%%

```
__global__ void __launch_bounds__(256)
chain_init_kernel(ChainScale *cs, int n) {
    const size_t words = sizeof(ChainScale) / 4 * (size_t)n;
    unsigned int *w = (unsigned int *)cs;
    for (size_t i = (size_t)blockIdx.x * blockDim.x + threadIdx.x; i < words; i += (size_t)gridDim.x * blockDim.x) w[i] = 0u;
    __syncthreads();
}
__global__ void __launch_bounds__(64)
chain_init2_kernel(ChainScale *cs, int n) {
    const int k = threadIdx.x;
    if (k < n) { cs[k].h_gauss.res[0] = 0xffffffffu; cs[k].h_raw.res[0] = 0xffffffffu; }
}
```

### nellie_amd/csrc/nellie_hip.hip

```cpp
#include "nl_host.h"

#include "hessian.inc"
#include "hessian_pair.inc"
#include "hv_launch.h"
#include "filter2d.inc"
#include "thresholds.inc"
#include "chain.inc"
#include "percentile.inc"


bool gyx_tiled() {
    static int on = -1;
    if (on < 0) { const char *e = getenv("NELLIE_GYX_TILE"); on = (e && !atoi(e)) ? 0 : 1; }
    return on != 0;
}
static unsigned resolve_grid(unsigned blocks) {
    static long cap = -1;
    if (cap < 0) { const char *e = getenv("NELLIE_RESOLVE_GRID"); cap = e ? atol(e) : 8192; }
    return (cap > 0 && (unsigned)cap < blocks) ? (unsigned)cap : blocks;
}
static int hm_ty() {
    static int v = -1;
    if (v < 0) { const char *e = getenv("NELLIE_HM_TY"); v = (e && atoi(e) == 16) ? 16 : 8; }
    return v;
// ... 66 lines not shown
    if (e != hipSuccess) {
        *count = 0;
        return nl_fail(err, errlen, NL_ENODEV, "hipGetDeviceCount: %s", hipGetErrorString(e));
    }
    *count = n;
    return NL_OK;
}

extern "C" int nl_device_mem_info(int device, int64_t *free_bytes, int64_t *total_bytes, char *err, size_t errlen) {
    NL_HIP(hipSetDevice(device));
    size_t f = 0, t = 0;
    NL_HIP(hipMemGetInfo(&f, &t));
    if (free_bytes) *free_bytes = (int64_t)f;
    if (total_bytes) *total_bytes = (int64_t)t;
    return NL_OK;
}

extern "C" int nl_device_name(int device, char *name, size_t namelen, char *err, size_t errlen) {
    hipDeviceProp_t p;
    NL_HIP(hipGetDeviceProperties(&p, device));
    if (name && namelen) snprintf(name, namelen, "%s (%s, %d CUs)", p.name, p.gcnArchName, p.multiProcessorCount);
    return NL_OK;
}

static int64_t vq_padded_plane(int64_t ny, int64_t nx) { return ((nx + HM_TX - 1) / HM_TX) * HM_TX * (((ny + 31) / 32) * 32); }
static int64_t vq_chunks(int64_t nzl, int64_t ny, int64_t nx) {
    static int64_t lim = 0;
    if (!lim) { const char *e = getenv("NELLIE_VQ_CAP"); lim = (e && atoll(e) > 0) ? atoll(e) : ((int64_t)1 << 28); }
    const int64_t per_chunk = vq_padded_plane(ny, nx) * HM_ZCHUNK;
    int64_t chunks = lim / per_chunk;
    const int64_t need = (nzl + HM_ZCHUNK - 1) / HM_ZCHUNK;
    if (chunks > need) chunks = need;
    return chunks < 1 ? 1 : chunks;
}
static int64_t vq_entries(int64_t nzl, int64_t ny, int64_t nx) { return vq_chunks(nzl, ny, nx) * vq_padded_plane(ny, nx) * HM_ZCHUNK; }
static int64_t vq_spec_regions(int64_t nzl, int64_t ny, int64_t nx) {
    return vq_padded_plane(ny, nx) / 64 * ((nzl + HM_ZCHUNK - 1) / HM_ZCHUNK);
}
static int64_t vq_spec_entries(int64_t nzl, int64_t ny, int64_t nx) {
    static int64_t lim = -1;
    if (lim < 0) { const char *e = getenv("NELLIE_SPEC_MAX_GB"); lim = (e ? atoll(e) : 64) << 30; }
    const int64_t ent = vq_spec_regions(nzl, ny, nx) * HM_SPEC_CAP;
    return ent * 32 <= lim ? ent : 0;
}
int64_t vq_alloc_entries(int64_t nzl, int64_t ny, int64_t nx) {
    const int64_t a = vq_entries(nzl, ny, nx), b = vq_spec_entries(nzl, ny, nx);
    return a > b ? a : b;
}
static int64_t vq_alloc_regions(int64_t nzl, int64_t ny, int64_t nx) {
    const int64_t a = vq_entries(nzl, ny, nx) / HM_REGION, b = vq_spec_entries(nzl, ny, nx) ? vq_spec_regions(nzl, ny, nx) : 0;
    return a > b ? a : b;
}

extern "C" int64_t nl_ctx_bytes(int64_t nz_local, int64_t ny, int64_t nx) {
    const int64_t n = nz_local * ny * nx;
    const int64_t qe = vq_alloc_entries(nz_local, ny, nx);
    return n * (4 * 4 + 3) + qe * 32 + vq_alloc_regions(nz_local, ny, nx) * 4 + (1 << 16) + ((n + SCAN_CHUNK - 1) / SCAN_CHUNK + 1) * 4;
}
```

%%

### What you have to do
Repeat the data above, word for word.

### Exercise answer
```
__global__ void __launch_bounds__(256)
chain_init_kernel(ChainScale *cs, int n) {
    const size_t words = sizeof(ChainScale) / 4 * (size_t)n;
    unsigned int *w = (unsigned int *)cs;
    for (size_t i = (size_t)blockIdx.x * blockDim.x + threadIdx.x; i < words; i += (size_t)gridDim.x * blockDim.x) w[i] = 0u;
    __syncthreads();
}
__global__ void __launch_bounds__(64)
chain_init2_kernel(ChainScale *cs, int n) {
    const int k = threadIdx.x;
    if (k < n) { cs[k].h_gauss.res[0] = 0xffffffffu; cs[k].h_raw.res[0] = 0xffffffffu; }
}
```

### nellie_amd/csrc/nellie_hip.hip

```cpp
#include "nl_host.h"

#include "hessian.inc"
#include "hessian_pair.inc"
#include "hv_launch.h"
#include "filter2d.inc"
#include "thresholds.inc"
#include "chain.inc"
#include "percentile.inc"


bool gyx_tiled() {
    static int on = -1;
    if (on < 0) { const char *e = getenv("NELLIE_GYX_TILE"); on = (e && !atoi(e)) ? 0 : 1; }
    return on != 0;
}
static unsigned resolve_grid(unsigned blocks) {
    static long cap = -1;
    if (cap < 0) { const char *e = getenv("NELLIE_RESOLVE_GRID"); cap = e ? atol(e) : 8192; }
    return (cap > 0 && (unsigned)cap < blocks) ? (unsigned)cap : blocks;
}
static int hm_ty() {
    static int v = -1;
    if (v < 0) { const char *e = getenv("NELLIE_HM_TY"); v = (e && atoi(e) == 16) ? 16 : 8; }
    return v;
// ... 66 lines not shown
    if (e != hipSuccess) {
        *count = 0;
        return nl_fail(err, errlen, NL_ENODEV, "hipGetDeviceCount: %s", hipGetErrorString(e));
    }
    *count = n;
    return NL_OK;
}

extern "C" int nl_device_mem_info(int device, int64_t *free_bytes, int64_t *total_bytes, char *err, size_t errlen) {
    NL_HIP(hipSetDevice(device));
    size_t f = 0, t = 0;
    NL_HIP(hipMemGetInfo(&f, &t));
    if (free_bytes) *free_bytes = (int64_t)f;
    if (total_bytes) *total_bytes = (int64_t)t;
    return NL_OK;
}

extern "C" int nl_device_name(int device, char *name, size_t namelen, char *err, size_t errlen) {
    hipDeviceProp_t p;
    NL_HIP(hipGetDeviceProperties(&p, device));
    if (name && namelen) snprintf(name, namelen, "%s (%s, %d CUs)", p.name, p.gcnArchName, p.multiProcessorCount);
    return NL_OK;
}

static int64_t vq_padded_plane(int64_t ny, int64_t nx) { return ((nx + HM_TX - 1) / HM_TX) * HM_TX * (((ny + 31) / 32) * 32); }
static int64_t vq_chunks(int64_t nzl, int64_t ny, int64_t nx) {
    static int64_t lim = 0;
    if (!lim) { const char *e = getenv("NELLIE_VQ_CAP"); lim = (e && atoll(e) > 0) ? atoll(e) : ((int64_t)1 << 28); }
    const int64_t per_chunk = vq_padded_plane(ny, nx) * HM_ZCHUNK;
    int64_t chunks = lim / per_chunk;
    const int64_t need = (nzl + HM_ZCHUNK - 1) / HM_ZCHUNK;
    if (chunks > need) chunks = need;
    return chunks < 1 ? 1 : chunks;
}
static int64_t vq_entries(int64_t nzl, int64_t ny, int64_t nx) { return vq_chunks(nzl, ny, nx) * vq_padded_plane(ny, nx) * HM_ZCHUNK; }
static int64_t vq_spec_regions(int64_t nzl, int64_t ny, int64_t nx) {
    return vq_padded_plane(ny, nx) / 64 * ((nzl + HM_ZCHUNK - 1) / HM_ZCHUNK);
}
static int64_t vq_spec_entries(int64_t nzl, int64_t ny, int64_t nx) {
    static int64_t lim = -1;
    if (lim < 0) { const char *e = getenv("NELLIE_SPEC_MAX_GB"); lim = (e ? atoll(e) : 64) << 30; }
    const int64_t ent = vq_spec_regions(nzl, ny, nx) * HM_SPEC_CAP;
    return ent * 32 <= lim ? ent : 0;
}
int64_t vq_alloc_entries(int64_t nzl, int64_t ny, int64_t nx) {
    const int64_t a = vq_entries(nzl, ny, nx), b = vq_spec_entries(nzl, ny, nx);
    return a > b ? a : b;
}
static int64_t vq_alloc_regions(int64_t nzl, int64_t ny, int64_t nx) {
    const int64_t a = vq_entries(nzl, ny, nx) / HM_REGION, b = vq_spec_entries(nzl, ny, nx) ? vq_spec_regions(nzl, ny, nx) : 0;
    return a > b ? a : b;
}

extern "C" int64_t nl_ctx_bytes(int64_t nz_local, int64_t ny, int64_t nx) {
    const int64_t n = nz_local * ny * nx;
    const int64_t qe = vq_alloc_entries(nz_local, ny, nx);
    return n * (4 * 4 + 3) + qe * 32 + vq_alloc_regions(nz_local, ny, nx) * 4 + (1 << 16) + ((n + SCAN_CHUNK - 1) / SCAN_CHUNK + 1) * 4;
}
```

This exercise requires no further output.